__Exercise goal__
Go through the entries below and copy each line containing the word "sizeof".

(Records for this exercise begins)

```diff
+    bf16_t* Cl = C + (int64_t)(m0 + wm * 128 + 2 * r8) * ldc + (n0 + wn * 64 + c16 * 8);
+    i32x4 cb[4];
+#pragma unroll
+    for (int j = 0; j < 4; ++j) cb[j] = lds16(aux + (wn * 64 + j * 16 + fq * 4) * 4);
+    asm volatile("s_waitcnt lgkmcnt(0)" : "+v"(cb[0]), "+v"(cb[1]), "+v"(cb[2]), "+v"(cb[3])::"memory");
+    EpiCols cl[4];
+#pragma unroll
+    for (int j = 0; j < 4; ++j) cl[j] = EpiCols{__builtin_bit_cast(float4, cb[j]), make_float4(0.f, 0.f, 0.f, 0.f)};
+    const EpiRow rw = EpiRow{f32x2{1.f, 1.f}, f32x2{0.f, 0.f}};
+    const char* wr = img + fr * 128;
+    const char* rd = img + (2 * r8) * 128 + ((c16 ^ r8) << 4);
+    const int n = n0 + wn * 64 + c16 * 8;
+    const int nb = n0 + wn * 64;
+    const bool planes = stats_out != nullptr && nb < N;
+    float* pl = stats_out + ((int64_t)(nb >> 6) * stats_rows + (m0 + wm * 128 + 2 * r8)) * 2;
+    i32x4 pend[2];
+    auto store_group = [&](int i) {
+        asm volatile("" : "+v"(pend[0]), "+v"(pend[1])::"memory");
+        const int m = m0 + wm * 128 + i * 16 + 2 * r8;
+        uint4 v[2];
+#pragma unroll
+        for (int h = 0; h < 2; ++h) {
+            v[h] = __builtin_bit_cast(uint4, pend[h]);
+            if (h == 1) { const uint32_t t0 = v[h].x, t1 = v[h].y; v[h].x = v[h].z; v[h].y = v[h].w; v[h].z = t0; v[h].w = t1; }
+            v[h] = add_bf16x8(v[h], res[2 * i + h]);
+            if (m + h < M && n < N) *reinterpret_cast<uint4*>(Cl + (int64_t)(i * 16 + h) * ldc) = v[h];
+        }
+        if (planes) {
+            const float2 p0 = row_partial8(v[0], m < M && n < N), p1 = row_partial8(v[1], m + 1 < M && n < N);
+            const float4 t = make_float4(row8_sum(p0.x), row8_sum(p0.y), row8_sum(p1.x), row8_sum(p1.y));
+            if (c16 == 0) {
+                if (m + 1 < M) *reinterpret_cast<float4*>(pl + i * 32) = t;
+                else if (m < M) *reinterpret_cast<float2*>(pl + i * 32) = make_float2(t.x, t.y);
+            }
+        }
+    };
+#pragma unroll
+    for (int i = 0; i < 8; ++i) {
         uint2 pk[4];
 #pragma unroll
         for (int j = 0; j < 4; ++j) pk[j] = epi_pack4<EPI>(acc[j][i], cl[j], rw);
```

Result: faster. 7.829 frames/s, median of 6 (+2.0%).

(Records for this exercise ends)
(Records for this exercise begins)

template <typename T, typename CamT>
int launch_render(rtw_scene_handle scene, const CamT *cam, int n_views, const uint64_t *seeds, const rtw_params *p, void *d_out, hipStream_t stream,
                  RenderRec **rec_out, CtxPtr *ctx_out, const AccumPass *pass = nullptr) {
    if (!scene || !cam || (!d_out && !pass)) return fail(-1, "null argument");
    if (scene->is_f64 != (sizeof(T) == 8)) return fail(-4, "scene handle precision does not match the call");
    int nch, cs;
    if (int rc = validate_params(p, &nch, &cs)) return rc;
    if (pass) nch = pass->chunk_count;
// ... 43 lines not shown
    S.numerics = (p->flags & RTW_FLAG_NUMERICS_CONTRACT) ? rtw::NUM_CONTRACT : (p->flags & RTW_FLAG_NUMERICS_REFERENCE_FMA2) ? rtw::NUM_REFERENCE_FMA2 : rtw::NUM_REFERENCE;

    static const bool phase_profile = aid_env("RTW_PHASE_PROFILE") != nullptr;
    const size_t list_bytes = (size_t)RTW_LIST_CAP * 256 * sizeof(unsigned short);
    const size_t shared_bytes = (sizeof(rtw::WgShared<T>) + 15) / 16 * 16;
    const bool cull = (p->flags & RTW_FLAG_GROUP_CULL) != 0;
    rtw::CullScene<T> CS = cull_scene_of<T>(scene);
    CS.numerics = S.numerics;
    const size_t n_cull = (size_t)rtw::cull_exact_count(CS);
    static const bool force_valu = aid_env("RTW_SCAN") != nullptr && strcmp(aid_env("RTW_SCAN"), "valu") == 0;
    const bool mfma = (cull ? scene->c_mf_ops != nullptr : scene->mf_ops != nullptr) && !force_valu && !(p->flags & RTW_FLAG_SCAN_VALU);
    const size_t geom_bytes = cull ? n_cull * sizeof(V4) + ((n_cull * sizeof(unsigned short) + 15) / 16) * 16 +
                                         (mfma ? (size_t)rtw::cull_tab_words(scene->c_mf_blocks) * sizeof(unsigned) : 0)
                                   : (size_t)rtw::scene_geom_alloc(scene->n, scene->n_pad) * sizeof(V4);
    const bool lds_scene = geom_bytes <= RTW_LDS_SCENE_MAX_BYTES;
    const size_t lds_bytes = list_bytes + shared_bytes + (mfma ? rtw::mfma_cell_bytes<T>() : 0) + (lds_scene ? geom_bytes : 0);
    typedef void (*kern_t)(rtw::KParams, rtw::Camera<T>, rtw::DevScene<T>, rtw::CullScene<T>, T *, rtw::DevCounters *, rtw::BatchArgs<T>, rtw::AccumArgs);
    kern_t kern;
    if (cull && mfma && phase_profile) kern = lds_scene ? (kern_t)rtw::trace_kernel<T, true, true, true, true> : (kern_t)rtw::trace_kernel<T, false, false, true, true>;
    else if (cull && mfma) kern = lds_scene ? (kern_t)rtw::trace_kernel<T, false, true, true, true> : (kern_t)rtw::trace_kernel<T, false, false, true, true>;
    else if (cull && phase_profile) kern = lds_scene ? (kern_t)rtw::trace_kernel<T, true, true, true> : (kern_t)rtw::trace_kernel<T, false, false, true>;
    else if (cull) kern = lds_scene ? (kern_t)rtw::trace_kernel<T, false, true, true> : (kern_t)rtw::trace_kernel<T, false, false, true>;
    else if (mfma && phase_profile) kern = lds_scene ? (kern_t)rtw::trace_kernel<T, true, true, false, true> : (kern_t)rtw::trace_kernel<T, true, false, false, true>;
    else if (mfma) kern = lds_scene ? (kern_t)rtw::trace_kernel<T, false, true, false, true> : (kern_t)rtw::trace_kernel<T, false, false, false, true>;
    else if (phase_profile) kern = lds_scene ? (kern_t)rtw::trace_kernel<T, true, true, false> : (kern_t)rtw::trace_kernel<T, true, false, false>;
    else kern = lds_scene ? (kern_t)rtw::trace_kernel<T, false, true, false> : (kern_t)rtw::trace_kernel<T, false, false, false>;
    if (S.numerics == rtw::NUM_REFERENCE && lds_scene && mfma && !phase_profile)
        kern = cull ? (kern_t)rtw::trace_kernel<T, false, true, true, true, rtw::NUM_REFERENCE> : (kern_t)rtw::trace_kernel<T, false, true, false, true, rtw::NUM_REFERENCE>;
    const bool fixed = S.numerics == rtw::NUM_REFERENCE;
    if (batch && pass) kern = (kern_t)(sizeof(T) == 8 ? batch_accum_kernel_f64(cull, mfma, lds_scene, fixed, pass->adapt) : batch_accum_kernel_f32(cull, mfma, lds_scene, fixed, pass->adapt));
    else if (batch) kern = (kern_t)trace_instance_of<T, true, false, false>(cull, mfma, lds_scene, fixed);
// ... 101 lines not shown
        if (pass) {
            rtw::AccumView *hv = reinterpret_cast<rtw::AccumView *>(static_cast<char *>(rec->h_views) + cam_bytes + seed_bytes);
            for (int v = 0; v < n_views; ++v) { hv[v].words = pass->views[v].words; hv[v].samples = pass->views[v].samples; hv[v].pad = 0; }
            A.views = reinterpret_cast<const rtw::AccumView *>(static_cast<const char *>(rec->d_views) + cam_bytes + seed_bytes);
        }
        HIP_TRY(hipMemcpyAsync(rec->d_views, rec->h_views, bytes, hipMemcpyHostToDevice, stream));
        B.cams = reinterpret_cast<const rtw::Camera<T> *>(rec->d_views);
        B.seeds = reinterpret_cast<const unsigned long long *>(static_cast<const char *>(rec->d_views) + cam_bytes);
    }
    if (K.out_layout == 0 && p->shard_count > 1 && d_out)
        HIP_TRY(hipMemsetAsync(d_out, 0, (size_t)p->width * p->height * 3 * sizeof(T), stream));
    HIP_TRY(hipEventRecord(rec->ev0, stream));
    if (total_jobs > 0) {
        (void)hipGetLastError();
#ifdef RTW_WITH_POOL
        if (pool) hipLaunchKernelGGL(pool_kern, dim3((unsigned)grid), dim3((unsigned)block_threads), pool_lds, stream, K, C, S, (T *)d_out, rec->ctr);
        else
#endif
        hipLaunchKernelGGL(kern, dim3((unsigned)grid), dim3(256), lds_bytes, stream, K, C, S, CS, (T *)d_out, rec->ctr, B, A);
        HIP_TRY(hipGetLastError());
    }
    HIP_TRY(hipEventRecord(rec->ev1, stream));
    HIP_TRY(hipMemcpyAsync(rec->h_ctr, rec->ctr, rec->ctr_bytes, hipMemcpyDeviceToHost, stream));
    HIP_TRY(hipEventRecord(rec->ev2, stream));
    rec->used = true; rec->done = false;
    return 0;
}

(Records for this exercise ends)
(Records for this exercise begins)

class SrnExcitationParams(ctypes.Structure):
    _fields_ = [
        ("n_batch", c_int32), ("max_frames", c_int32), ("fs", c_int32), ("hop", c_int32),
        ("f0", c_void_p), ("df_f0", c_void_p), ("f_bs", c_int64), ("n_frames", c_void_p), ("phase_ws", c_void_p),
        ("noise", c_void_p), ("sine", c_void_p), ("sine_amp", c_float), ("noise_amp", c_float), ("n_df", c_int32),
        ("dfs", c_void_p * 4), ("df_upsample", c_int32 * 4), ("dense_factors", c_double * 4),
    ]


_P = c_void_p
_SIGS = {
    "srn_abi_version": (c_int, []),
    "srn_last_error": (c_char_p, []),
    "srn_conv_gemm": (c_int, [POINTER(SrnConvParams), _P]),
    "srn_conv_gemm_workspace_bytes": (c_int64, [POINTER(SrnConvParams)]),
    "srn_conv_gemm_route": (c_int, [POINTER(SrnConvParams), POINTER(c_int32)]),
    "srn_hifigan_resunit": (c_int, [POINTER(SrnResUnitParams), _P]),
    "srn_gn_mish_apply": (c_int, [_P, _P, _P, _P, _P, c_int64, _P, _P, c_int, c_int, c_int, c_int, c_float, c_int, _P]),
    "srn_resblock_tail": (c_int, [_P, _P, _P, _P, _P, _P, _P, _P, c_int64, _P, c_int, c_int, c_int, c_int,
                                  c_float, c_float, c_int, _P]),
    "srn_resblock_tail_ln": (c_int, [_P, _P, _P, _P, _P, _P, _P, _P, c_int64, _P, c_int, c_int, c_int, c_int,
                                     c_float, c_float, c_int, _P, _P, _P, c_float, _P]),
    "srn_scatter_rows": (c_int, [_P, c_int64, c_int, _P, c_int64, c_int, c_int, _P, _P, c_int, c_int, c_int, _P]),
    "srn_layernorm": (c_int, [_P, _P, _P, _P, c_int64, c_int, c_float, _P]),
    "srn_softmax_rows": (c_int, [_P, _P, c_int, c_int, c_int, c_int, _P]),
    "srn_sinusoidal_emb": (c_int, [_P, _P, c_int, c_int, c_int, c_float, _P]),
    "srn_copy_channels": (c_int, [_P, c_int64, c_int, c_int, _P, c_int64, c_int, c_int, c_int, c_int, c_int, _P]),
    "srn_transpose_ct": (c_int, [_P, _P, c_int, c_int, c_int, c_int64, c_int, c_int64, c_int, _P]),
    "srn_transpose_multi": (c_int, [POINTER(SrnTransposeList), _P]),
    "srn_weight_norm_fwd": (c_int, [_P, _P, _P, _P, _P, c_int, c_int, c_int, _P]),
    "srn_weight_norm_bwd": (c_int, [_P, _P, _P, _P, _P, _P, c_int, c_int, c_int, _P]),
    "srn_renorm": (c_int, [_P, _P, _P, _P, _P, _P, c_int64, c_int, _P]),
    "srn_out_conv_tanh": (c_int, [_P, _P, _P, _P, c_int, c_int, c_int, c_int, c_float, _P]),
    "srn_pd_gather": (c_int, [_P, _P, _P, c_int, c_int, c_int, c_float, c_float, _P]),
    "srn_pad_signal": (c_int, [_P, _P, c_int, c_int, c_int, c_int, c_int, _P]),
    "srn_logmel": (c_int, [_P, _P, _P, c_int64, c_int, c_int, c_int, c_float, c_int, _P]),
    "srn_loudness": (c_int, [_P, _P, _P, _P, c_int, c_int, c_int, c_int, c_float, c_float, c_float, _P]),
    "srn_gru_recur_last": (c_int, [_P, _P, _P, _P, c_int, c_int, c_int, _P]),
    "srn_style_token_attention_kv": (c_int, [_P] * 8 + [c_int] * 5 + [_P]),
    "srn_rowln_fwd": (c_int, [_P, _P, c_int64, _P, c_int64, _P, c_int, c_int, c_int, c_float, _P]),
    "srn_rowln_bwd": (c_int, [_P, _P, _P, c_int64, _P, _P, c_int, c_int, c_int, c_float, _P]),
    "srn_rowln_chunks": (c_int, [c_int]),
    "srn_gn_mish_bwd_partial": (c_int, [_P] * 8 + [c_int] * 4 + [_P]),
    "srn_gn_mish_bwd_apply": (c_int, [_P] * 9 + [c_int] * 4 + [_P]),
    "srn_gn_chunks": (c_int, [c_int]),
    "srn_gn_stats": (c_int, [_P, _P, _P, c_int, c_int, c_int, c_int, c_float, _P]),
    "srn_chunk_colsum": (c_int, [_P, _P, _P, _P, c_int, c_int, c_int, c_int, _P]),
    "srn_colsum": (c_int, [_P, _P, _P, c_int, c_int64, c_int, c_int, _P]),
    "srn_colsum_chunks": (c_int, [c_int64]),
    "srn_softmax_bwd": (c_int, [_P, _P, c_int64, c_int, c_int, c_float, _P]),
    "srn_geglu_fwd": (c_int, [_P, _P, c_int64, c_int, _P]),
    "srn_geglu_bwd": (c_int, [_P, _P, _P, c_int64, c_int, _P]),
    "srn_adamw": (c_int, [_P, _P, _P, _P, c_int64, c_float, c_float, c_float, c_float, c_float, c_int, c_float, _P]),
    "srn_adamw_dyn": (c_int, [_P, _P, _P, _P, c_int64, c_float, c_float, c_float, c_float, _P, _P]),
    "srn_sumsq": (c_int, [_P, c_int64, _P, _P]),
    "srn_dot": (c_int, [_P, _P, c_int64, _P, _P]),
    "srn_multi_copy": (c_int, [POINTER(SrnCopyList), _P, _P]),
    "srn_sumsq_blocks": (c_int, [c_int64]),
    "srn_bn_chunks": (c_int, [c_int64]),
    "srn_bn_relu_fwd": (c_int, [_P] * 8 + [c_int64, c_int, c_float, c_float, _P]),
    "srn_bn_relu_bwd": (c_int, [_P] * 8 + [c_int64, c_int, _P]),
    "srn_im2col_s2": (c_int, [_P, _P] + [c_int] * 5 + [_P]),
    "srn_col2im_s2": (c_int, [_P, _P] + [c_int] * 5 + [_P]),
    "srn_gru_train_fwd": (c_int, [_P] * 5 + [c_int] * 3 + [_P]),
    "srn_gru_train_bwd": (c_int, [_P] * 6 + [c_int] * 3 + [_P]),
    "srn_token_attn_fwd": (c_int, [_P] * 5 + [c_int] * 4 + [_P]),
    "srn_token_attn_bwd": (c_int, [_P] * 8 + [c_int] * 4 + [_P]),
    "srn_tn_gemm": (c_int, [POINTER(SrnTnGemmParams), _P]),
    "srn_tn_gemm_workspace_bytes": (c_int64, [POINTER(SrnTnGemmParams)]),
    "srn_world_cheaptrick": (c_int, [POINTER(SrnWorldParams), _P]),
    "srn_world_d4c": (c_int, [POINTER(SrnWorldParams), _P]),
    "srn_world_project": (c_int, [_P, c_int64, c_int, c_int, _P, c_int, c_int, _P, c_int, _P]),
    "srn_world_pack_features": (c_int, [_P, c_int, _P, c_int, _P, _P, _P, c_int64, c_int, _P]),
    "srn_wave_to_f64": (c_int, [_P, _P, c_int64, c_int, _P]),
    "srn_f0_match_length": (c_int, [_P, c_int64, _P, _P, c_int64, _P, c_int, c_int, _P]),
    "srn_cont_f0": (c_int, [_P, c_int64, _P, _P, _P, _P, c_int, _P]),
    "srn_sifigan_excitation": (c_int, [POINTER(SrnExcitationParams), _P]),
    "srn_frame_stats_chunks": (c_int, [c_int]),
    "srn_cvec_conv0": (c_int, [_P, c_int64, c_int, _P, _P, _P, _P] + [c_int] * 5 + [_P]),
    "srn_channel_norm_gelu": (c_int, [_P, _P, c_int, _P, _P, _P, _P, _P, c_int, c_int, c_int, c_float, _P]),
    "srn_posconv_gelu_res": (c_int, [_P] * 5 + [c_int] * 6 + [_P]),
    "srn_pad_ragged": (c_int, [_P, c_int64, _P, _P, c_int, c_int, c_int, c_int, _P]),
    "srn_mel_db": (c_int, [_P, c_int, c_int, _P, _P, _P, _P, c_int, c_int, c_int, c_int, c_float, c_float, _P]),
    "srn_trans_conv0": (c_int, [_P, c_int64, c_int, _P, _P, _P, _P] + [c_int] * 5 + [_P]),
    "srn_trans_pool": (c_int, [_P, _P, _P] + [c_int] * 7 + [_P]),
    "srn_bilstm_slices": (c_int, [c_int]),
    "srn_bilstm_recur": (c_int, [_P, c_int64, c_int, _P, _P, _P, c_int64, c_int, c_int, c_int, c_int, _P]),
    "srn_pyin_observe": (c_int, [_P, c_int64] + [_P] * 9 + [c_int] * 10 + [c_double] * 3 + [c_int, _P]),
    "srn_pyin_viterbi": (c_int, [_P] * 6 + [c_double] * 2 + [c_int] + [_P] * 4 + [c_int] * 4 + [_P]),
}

(Records for this exercise ends)

__Answer section__
    if (scene->is_f64 != (sizeof(T) == 8)) return fail(-4, "scene handle precision does not match the call");
    const size_t list_bytes = (size_t)RTW_LIST_CAP * 256 * sizeof(unsigned short);
    const size_t shared_bytes = (sizeof(rtw::WgShared<T>) + 15) / 16 * 16;
    const size_t geom_bytes = cull ? n_cull * sizeof(V4) + ((n_cull * sizeof(unsigned short) + 15) / 16) * 16 +
                                         (mfma ? (size_t)rtw::cull_tab_words(scene->c_mf_blocks) * sizeof(unsigned) : 0)
                                   : (size_t)rtw::scene_geom_alloc(scene->n, scene->n_pad) * sizeof(V4);
    if (batch && pass) kern = (kern_t)(sizeof(T) == 8 ? batch_accum_kernel_f64(cull, mfma, lds_scene, fixed, pass->adapt) : batch_accum_kernel_f32(cull, mfma, lds_scene, fixed, pass->adapt));
        HIP_TRY(hipMemsetAsync(d_out, 0, (size_t)p->width * p->height * 3 * sizeof(T), stream));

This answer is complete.